O projeto chega num momento em que outras vozes começam a se levantar no meio esportivo. Em 2021, nas Olimpíadas de Tóquio, a ginasta americana supercampeã Simone Biles desistiu de várias finais da ginástica artística e falou abertamente que seu problema não estava no corpo, e sim na cabeça. Na mesma ocasião, a tenista japonesa Naomi Osaka, ex-número 1 do mundo, também colocou a depressão em pauta.

Às vésperas de uma Copa do Mundo, Danilo lembra que o futebol não está imune a questões de ordem mental e emocional. Especialmente com as exigências dos torcedores e, atualmente, o assédio nas redes sociais.

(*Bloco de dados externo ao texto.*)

static int conv_forw_dispatch(const ccv_nnc_cmd_t cmd, const ccv_nnc_hint_t hint, const int flags, ccv_nnc_tensor_t* const* const inputs, const int input_size, ccv_nnc_tensor_t* const* const outputs, const int output_size, ccv_nnc_stream_context_t* const stream_context)
{
	if (!any_half_tensor(inputs, input_size, outputs, output_size)) return _conv_forw(cmd, hint, flags, inputs, input_size, outputs, output_size, stream_context);
	if (all_half(inputs, input_size, outputs, output_size)) {
		const int r = _conv_forw_half(cmd, hint, flags, inputs, input_size, outputs, output_size, stream_context);
		if (r != CCV_NNC_EXEC_NO_KERNEL) return r;
	}
	return half_staged_exec(_conv_forw, cmd, hint, flags, inputs, input_size, outputs, output_size, stream_context);
}
static int conv_forw_entry(const ccv_nnc_cmd_t cmd, const ccv_nnc_hint_t hint, const int flags, ccv_nnc_tensor_t* const* const inputs, const int input_size, ccv_nnc_tensor_t* const* const outputs, const int output_size, ccv_nnc_stream_context_t* const stream_context);
static int _conv_forw_any(const ccv_nnc_cmd_t cmd, const ccv_nnc_hint_t hint, const int flags, ccv_nnc_tensor_t* const* const inputs, const int input_size, ccv_nnc_tensor_t* const* const outputs, const int output_size, ccv_nnc_stream_context_t* const stream_context)
{
	uint64_t sig;
	if (const int e = deferred_take_error(stream_context)) return e;
	if (deferred_try(_conv_forw_any, DEFER_CONV_FORWARD, cmd, hint, flags, inputs, input_size, outputs, output_size, stream_context, &sig)) return CCV_NNC_EXEC_SUCCESS;
	const int r = conv_forw_entry(cmd, hint, flags, inputs, input_size, outputs, output_size, stream_context);
	if (r == CCV_NNC_EXEC_SUCCESS) deferred_mark_good(sig);
	return r;
}
static int conv_forw_entry(const ccv_nnc_cmd_t cmd, const ccv_nnc_hint_t hint, const int flags, ccv_nnc_tensor_t* const* const inputs, const int input_size, ccv_nnc_tensor_t* const* const outputs, const int output_size, ccv_nnc_stream_context_t* const stream_context)
{
	MarkerScope marker(cmd.cmd);
	if (cmd.algorithm < 0 || !(cmd.algorithm & NNC_MI355X_CONV_ALGO_FUSE_RELU)) return conv_forw_dispatch(cmd, hint, flags, inputs, input_size, outputs, output_size, stream_context);
	if (flags & CCV_NNC_ACCUMULATE_OUTPUT) return CCV_NNC_EXEC_INVALID;
	ccv_nnc_cmd_t plain = cmd;
	plain.algorithm = (cmd.algorithm & 0xff) == 0xff ? -1 : (cmd.algorithm & 0xff);
	tl_relu_want = 1; tl_relu_done = 0;
	const int r = conv_forw_dispatch(plain, hint, flags, inputs, input_size, outputs, output_size, stream_context);
	const int done = tl_relu_done;
	tl_relu_want = 0; tl_relu_done = 0;
	if (r != CCV_NNC_EXEC_SUCCESS || done) return r;
	return relu_inplace(outputs[0], stream_context);
}
static int conv_back_dispatch(const ccv_nnc_cmd_t cmd, const ccv_nnc_hint_t hint, const int flags, ccv_nnc_tensor_t* const* const inputs, const int input_size, ccv_nnc_tensor_t* const* const outputs, const int output_size, ccv_nnc_stream_context_t* const stream_context);
static int conv_back_entry(const ccv_nnc_cmd_t cmd, const ccv_nnc_hint_t hint, const int flags, ccv_nnc_tensor_t* const* const inputs, const int input_size, ccv_nnc_tensor_t* const* const outputs, const int output_size, ccv_nnc_stream_context_t* const stream_context);
static int _conv_back_any(const ccv_nnc_cmd_t cmd, const ccv_nnc_hint_t hint, const int flags, ccv_nnc_tensor_t* const* const inputs, const int input_size, ccv_nnc_tensor_t* const* const outputs, const int output_size, ccv_nnc_stream_context_t* const stream_context)
{
	uint64_t sig;
	if (const int e = deferred_take_error(stream_context)) return e;
	if (deferred_try(_conv_back_any, DEFER_CONV_BACKWARD, cmd, hint, flags, inputs, input_size, outputs, output_size, stream_context, &sig)) return CCV_NNC_EXEC_SUCCESS;
	const int r = conv_back_entry(cmd, hint, flags, inputs, input_size, outputs, output_size, stream_context);
	if (r == CCV_NNC_EXEC_SUCCESS) deferred_mark_good(sig);
	return r;
}
static int conv_back_report(const int r, const int flags, ccv_nnc_tensor_t* const* const outputs, const int output_size, ccv_nnc_stream_context_t* const stream_context)
{
	if (r == CCV_NNC_EXEC_SUCCESS && g_comm_overlap_on.load(std::memory_order_relaxed))
	{
		if (flags & CCV_NNC_ACCUMULATE_OUTPUT) { for (int i = 1; i < output_size && i < 3; i++) comm_gradient_touched(outputs[i]); }
		else if (output_size > 1) comm_gradients_written(outputs + 1, output_size > 3 ? 2 : output_size - 1, stream_context);
	}
	return r;
}
static int conv_back_entry(const ccv_nnc_cmd_t cmd, const ccv_nnc_hint_t hint, const int flags, ccv_nnc_tensor_t* const* const inputs, const int input_size, ccv_nnc_tensor_t* const* const outputs, const int output_size, ccv_nnc_stream_context_t* const stream_context)
{
	MarkerScope marker(cmd.cmd);
	if (cmd.algorithm < 0 || !(cmd.algorithm & NNC_MI355X_CONV_ALGO_FUSE_RELU)) return conv_back_report(conv_back_dispatch(cmd, hint, flags, inputs, input_size, outputs, output_size, stream_context), flags, outputs, output_size, stream_context);
	ccv_nnc_cmd_t plain = cmd;
	plain.algorithm = (cmd.algorithm & 0xff) == 0xff ? -1 : (cmd.algorithm & 0xff);
	ccv_nnc_tensor_t* const h = output_size > 0 ? outputs[0] : 0;
	const ccv_nnc_tensor_t* const a = input_size > 1 ? inputs[1] : 0;
	if (!h) return conv_back_report(conv_back_dispatch(plain, hint, flags, inputs, input_size, outputs, output_size, stream_context), flags, outputs, output_size, stream_context);
	if ((flags & CCV_NNC_ACCUMULATE_OUTPUT) || !a || !tensor_contiguous(h) || !tensor_contiguous(a) || h->info.datatype != a->info.datatype || h->info.format != a->info.format || tensor_count(h->info) != tensor_count(a->info)) return CCV_NNC_EXEC_INVALID;
	tl_mask_want = 1; tl_mask_done = 0;
	const int r = conv_back_report(conv_back_dispatch(plain, hint, flags, inputs, input_size, outputs, output_size, stream_context), flags, outputs, output_size, stream_context);
	const int done = tl_mask_done;
	tl_mask_want = 0; tl_mask_done = 0; tl_mask.p = 0;
	if (r != CCV_NNC_EXEC_SUCCESS || done) return r;
	return relu_back_inplace(h, a, stream_context);
}
static int conv_back_dispatch(const ccv_nnc_cmd_t cmd, const ccv_nnc_hint_t hint, const int flags, ccv_nnc_tensor_t* const* const inputs, const int input_size, ccv_nnc_tensor_t* const* const outputs, const int output_size, ccv_nnc_stream_context_t* const stream_context)
{
	if (!any_half_tensor(inputs, input_size, outputs, output_size)) return _conv_back(cmd, hint, flags, inputs, input_size, outputs, output_size, stream_context);
	if (all_half(inputs, input_size, outputs, output_size)) {
		const int r = _conv_back_half(cmd, hint, flags, inputs, input_size, outputs, output_size, stream_context);
		if (r != CCV_NNC_EXEC_NO_KERNEL) return r;
	}
	return half_staged_exec(_conv_back, cmd, hint, flags, inputs, input_size, outputs, output_size, stream_context);
}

- A cobrança da torcida é algo natural e sempre estará presente no futebol. Mais do que falar em cobrança da torcida, é necessário falar em como isso acontece e pensar numa evolução enquanto sociedade no geral, para que essas cobranças sejam justas e dentro de um limite - avalia.

Ele aponta ainda para a necessidade de mais atenção com a orientação dos atletas em relação ao uso das redes sociais.

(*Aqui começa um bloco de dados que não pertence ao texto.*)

typedef struct t2v_dec_persist_weights {
    const float* w_ih_att; const float* w_hh_att;
    const float* w_ih_dec; const float* w_hh_dec;
    const float* bias_att; const float* bias_dec;
    const float* wq;
    const float* wcomb;
    const float* v;
    const float* proj_w;
    const float* proj_b;
    const float* prenet_w1;
} t2v_dec_persist_weights;
typedef struct t2v_dec_persist_bufs {
    const float* memory;
    const float* pm;
    const int32_t* lengths;
    const float* pre_first;
    float* MEL;
    float* GATE;
    float* AL;
    int32_t* stop_flag;
    void* exchange;
    uint32_t* err_word;
} t2v_dec_persist_bufs;
long t2v_decoder_persist_scratch_floats(int B, int t_end);
int t2v_decoder_persist_supported(int B, int T_in);
int t2v_decoder_infer_persistent(const t2v_dec_persist_weights* w, const t2v_dec_persist_bufs* s, int B, int T_in,
                                 int t_end, float gate_threshold, float p_prenet, uint64_t seed, void* stream);

typedef struct t2v_dec_items {
    int32_t* stop_item;
    const uint64_t* item_seeds;
} t2v_dec_items;
int t2v_decoder_infer_steps_items(const t2v_dec_weights* w, const t2v_dec_infer_bufs* s, int B, int T_in,
                                  int t_begin, int t_end, float gate_threshold, float p_prenet,
                                  int external_prenet, uint64_t seed, const t2v_dec_items* items, void* stream);
int t2v_decoder_infer_persistent_items(const t2v_dec_persist_weights* w, const t2v_dec_persist_bufs* s, int B, int T_in,
                                       int t_end, float gate_threshold, float p_prenet, uint64_t seed,
                                       const t2v_dec_items* items, void* stream);

int t2v_conv1d_stat_blocks(int B, int T, int Cin, int Cout, int KS);
int t2v_conv1d_stat_blocks_bf16(int B, int T, int Cin, int Cout, int KS);
int t2v_conv1d_fwd(const float* W, const float* X, const float* bias, float* Y, float* stat_part,
                   int B, int Cin, int T, int Cout, int KS, void* stream);
int t2v_conv1d_dw_scratch_floats(int B, int Cin, int T, int Cout, int KS);
int t2v_conv1d_bwd(const float* W, const float* X, const float* dY, float* dX, float* dW, float* Wt_scratch,
                   float* dw_scratch,
                   int B, int Cin, int T, int Cout, int KS, void* stream);
int t2v_conv1d_flip_weights(const float* const* W, float* const* Wt, const int* Cout, const int* Cin, int KS, int n,
                            void* stream);
int t2v_conv1d_fwd_bf16(const float* W, const float* X, const float* bias, float* Y, float* stat_part,
                        void* Wp_scratch, int B, int Cin, int T, int Cout, int KS, void* stream);
int t2v_conv1d_bwd_bf16(const float* W, const float* X, const float* dY, float* dX, float* dW,
                        void* Wp_scratch, float* dw_scratch, int B, int Cin, int T, int Cout, int KS, void* stream);

int t2v_bn_act_fwd(const float* y, const float* stat_part, int nblk, const float* gamma, const float* beta,
                   float* running_mean, float* running_var, float* mean_out, float* rstd_out, float* out,
                   int B, int M, int T, int act, int training, float p_drop, float momentum, float eps,
                   uint64_t seed, uint32_t rng_stream, uint32_t rng_t, void* stream);
int t2v_bn_act_fwd_len(const float* y, const float* gamma, const float* beta, const float* running_mean,
                       const float* running_var, float* out, const int32_t* lengths, int B, int M, int T, int act, float eps,
                       void* stream);
int t2v_bn_act_bwd(const float* y, const float* dout, const float* mean, const float* rstd,
                   const float* gamma, const float* beta, float* dy, float* dgamma, float* dbeta,
                   float* dconv_bias, int B, int M, int T, int act, float p_drop, uint64_t seed,
                   uint32_t rng_stream, uint32_t rng_t, void* stream);
int t2v_bn_act_bwd_eval(const float* y, const float* dout, const float* mean, const float* rstd,
                   const float* gamma, const float* beta, float* dy, float* dgamma, float* dbeta,
                   float* dconv_bias, int B, int M, int T, int act, float p_drop, uint64_t seed,
                   uint32_t rng_stream, uint32_t rng_t, void* stream);

int t2v_embedding_fwd(const long long* ids, const float* W, float* out_bct, int B, int T, int C, int n_symbols, void* stream);
int t2v_embedding_bwd(const long long* ids, const float* dy_bct, float* dW, int B, int T, int C, int n_symbols, void* stream);

int t2v_gemm_epilogue_bwd(const float* dy, const float* y, float* out, size_t n, float scale, void* stream);

long t2v_colsum_scratch_floats(long M, long N);
int t2v_colsum(const float* A, long lda, long M, long N, float* scratch, float* out, void* stream);

int t2v_mask_outputs(float* mel, float* mel_post, float* gate, const int* lengths, int B, int C, int T, float gate_fill,
                     void* stream);
int t2v_mask_time(const float* x, float* out, const int32_t* lengths, int B, int C, int T, void* stream);
int t2v_reparam_fwd(const float* eps, const float* mu, const float* logvar, float* z, long n, void* stream);
int t2v_reparam_bwd(const float* dz, const float* eps, const float* logvar, float* dlogvar, long n, void* stream);
int t2v_gather_words(const void* const* src, void* const* dst, int n, void* stream);
int t2v_concat2_rows(const float* a, long lda, int na, const float* b, long ldb, int nb, float* out, long rows, void* stream);

int t2v_bilstm_fwd(const float* gx, const float* whh, const int32_t* lengths, float* y, float* gates,
                   float* cells, float* hx_scratch, uint32_t* sync3, int B, int T, void* stream);
int t2v_bilstm_bwd(const float* whh, const int32_t* lengths, const float* dy, const float* gates,
                   const float* cells, float* dg, float* dgx_scratch, uint32_t* sync3, int B, int T,
                   void* stream);

int t2v_gemm_f32(const float* A, long sAi, long sAk, const float* B, long sBj, long sBk, const float* bias,
                 float* C, int ldc, int M, int N, int K, int relu, int accumulate, float p_drop,
                 uint64_t seed, uint32_t rng_stream, uint32_t rng_t, void* stream);
long t2v_gemm_splitk_scratch_floats(int M, int N, int K);
int t2v_gemm_f32_splitk(const float* A, long sAi, long sAk, const float* B, long sBj, long sBk, const float* bias,
                        float* C, int ldc, int M, int N, int K, int relu, int accumulate, float p_drop,
                        uint64_t seed, uint32_t rng_stream, uint32_t rng_t, float* splitk_scratch, void* stream);

int t2v_gemm_f32_set_mode(int x3);

typedef struct t2v_gemm_group {
    const float* A;
    long sAi;
    long sAk;
    int nb;
    const float* B[3];
    long sBj[3];
    long sBk[3];
    int N[3];
    float* C[3];
    int ldc[3];
} t2v_gemm_group;
long t2v_gemm_f32_grouped_scratch_floats(const t2v_gemm_group* groups, int ngroups, int M, int K);
int t2v_gemm_f32_grouped(const t2v_gemm_group* groups, int ngroups, int M, int K, int accumulate, float* scratch, void* stream);
long t2v_gemm_f32_grouped_group_offset(const t2v_gemm_group* groups, int ngroups, int M, int K, int g);
int t2v_gemm_f32_grouped_handed(const t2v_gemm_group* groups, int ngroups, int M, int K, int accumulate, float* scratch, int handed,
                                const uint32_t* done_ctr, int done_cap, void* stream);
long t2v_gemm_bf16_grouped_scratch_floats(const t2v_gemm_group* groups, int ngroups, int M, int K);
int t2v_gemm_bf16_grouped(const t2v_gemm_group* groups, int ngroups, int M, int K, int accumulate, float* scratch, void* stream);

int t2v_conv1d_x3_set_mode(int mode);
int t2v_conv1d_takes_x3(int B, int Cin, int T, int Cout, int KS, int bf16);

int t2v_gemm_f32_batched(const float* A, long sAb, long sAi, long sAk, const float* B, long sBb, long sBj, long sBk,
                         float* C, long sCb, int ldc, int nbatch, int M, int N, int K, void* stream);
int t2v_gemm_bf16(const float* A, long sAi, long sAk, const float* B, long sBj, long sBk, const float* bias,
                  float* C, int ldc, int M, int N, int K, int relu, int accumulate, float p_drop,
                  uint64_t seed, uint32_t rng_stream, uint32_t rng_t, void* stream);
long t2v_gemm_bf16_splitk_scratch_floats(int M, int N, int K);
int t2v_gemm_bf16_splitk(const float* A, long sAi, long sAk, const float* B, long sBj, long sBk, const float* bias,
                         float* C, int ldc, int M, int N, int K, int relu, int accumulate, float p_drop,
                         uint64_t seed, uint32_t rng_stream, uint32_t rng_t, float* splitk_scratch, void* stream);


int t2v_conv2d_s2_fwd(const float* x, const float* w, const float* bias, float* y, int B, int Cx, int H, int W,
                      int Cout, int coord, void* stream);
int t2v_conv2d_s2_dw_scratch_floats(int B, int Cx, int H, int W, int Cout, int coord);
int t2v_conv2d_s2_bwd(const float* x, const float* w, const float* dy, float* dx, float* dw, float* dw_scratch,
                      int B, int Cx, int H, int W, int Cout, int coord, void* stream);

long t2v_conv2d_s2_gemm_scratch_floats(int B, int Cx, int H, int W, int Cout, int coord);
int t2v_conv2d_s2_fwd_gemm(const float* x, const float* w, const float* bias, float* y, float* scratch, int B, int Cx, int H, int W,
                           int Cout, int coord, void* stream);
int t2v_conv2d_s2_bwd_gemm(const float* x, const float* w, const float* dy, float* dx, float* dw, float* scratch, int B, int Cx, int H,
                           int W, int Cout, int coord, void* stream);
int t2v_gru_fwd(const float* gi, const float* whh, const float* bhh, float* hs, float* gsave, float* xchg,
                uint32_t* sync2, int B, int T, void* stream);
int t2v_gru_bwd(const float* whh, const float* hs, const float* gsave, const float* dh_last, float* dgi,
                float* dgh, float* xchg, uint32_t* sync2, int B, int T, void* stream);

int t2v_conv2d_s2_fwd_ragged(const float* x, const float* w, const float* bias, float* y, const int32_t* hlen, int B, int Cx,
                             int H, int W, int Cout, int coord, int x_tstride, void* stream);
long t2v_conv2d_s2_gemm_ragged_scratch_floats(int B, int Cx, int H, int W, int Cout, int coord);
int t2v_conv2d_s2_fwd_gemm_ragged(const float* x, const float* w, const float* bias, float* y, float* scratch,
                                  const int32_t* hlen, int B, int Cx, int H, int W, int Cout, int coord, int x_tstride,
                                  void* stream);
int t2v_gru_fwd_len(const float* gi, const float* whh, const float* bhh, float* hs, float* gsave, float* xchg,
                    uint32_t* sync2, const int32_t* steps, float* h_last, int B, int T, void* stream);
int t2v_loss_fwd_bwd(const float* mel, const float* post, const float* mel_t, const float* gate,
                     const float* gate_t, const float* mu, const float* logvar, float* dmel, float* dpost,
                     float* dgate, float* dmu, float* dlogvar, float* part192, float* out4, uint32_t* ticket,
                     uint64_t n_mel, int n_gate, int n_lat, float kl_weight, void* stream);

- As redes sociais, no futebol, assim como na vida em geral, podem vir a ser grandes aliadas ou grandes vilãs. Depende da maneira como são utilizadas. Acredito que até nisso os atletas precisam passar por algum tipo de educação e instrução para como usá-las, pois estão sempre expostos a todo tipo de julgamento exagerado, seja de forma positiva ou negativa. E lidar com isso não é algo fácil.

A psicóloga Joana London acredita que, ao assumir esse papel e esse tipo de presença numa rede social, Danilo pode inspirar outros jovens, atletas ou não, a reconhecerem suas questões e buscarem ajuda.

- Em meio a tantos influenciadores que só levam os jovens ao consumo, ter a figura do Danilo, um homem, negro, convocado pra Copa, nos dá, enquanto profissionais da educação e da saúde, uma esperança - aplaude Joana: - O que o Danilo vem fazendo com suas redes sociais é admirável. Ele aproveita seu protagonismo e visibilidade para evidenciar pautas importantes, que vão desde uma parentalidade positiva à importância da equidade racial e da saúde mental. Dá voz a profissionais de diversas áreas e se mostra atento e curioso para aprender. O mais interessante de tudo é que ele não precisou passar por uma situação totalmente traumática para entender que é urgente falar desses temas. Ele olhou pro lado e entendeu que há uma sociedade doente e ele, como figura pública, precisava fazer algo.

O foco do atleta agora é a Copa do Mundo. Mas ele não esquece seu papel no mundo e não descuida da saúde mental.

- Claro que se tratando de Copa do Mundo, tudo é muito especial. Mas eu acredito muito na constância, em ter uma linearidade, e até nessa parte eu acredito ser importante (a saúde mental). Tento usar as redes sociais de maneira propositiva, para que possa ser um canal de comunicação onde eu possa passar as mensagens que acho necessárias e receber um feedback, sabendo que (a internet) nunca será uma verdade absoluta e que é necessário ter um limite - diz ele, que conclui: - A vida real é bem mais legal.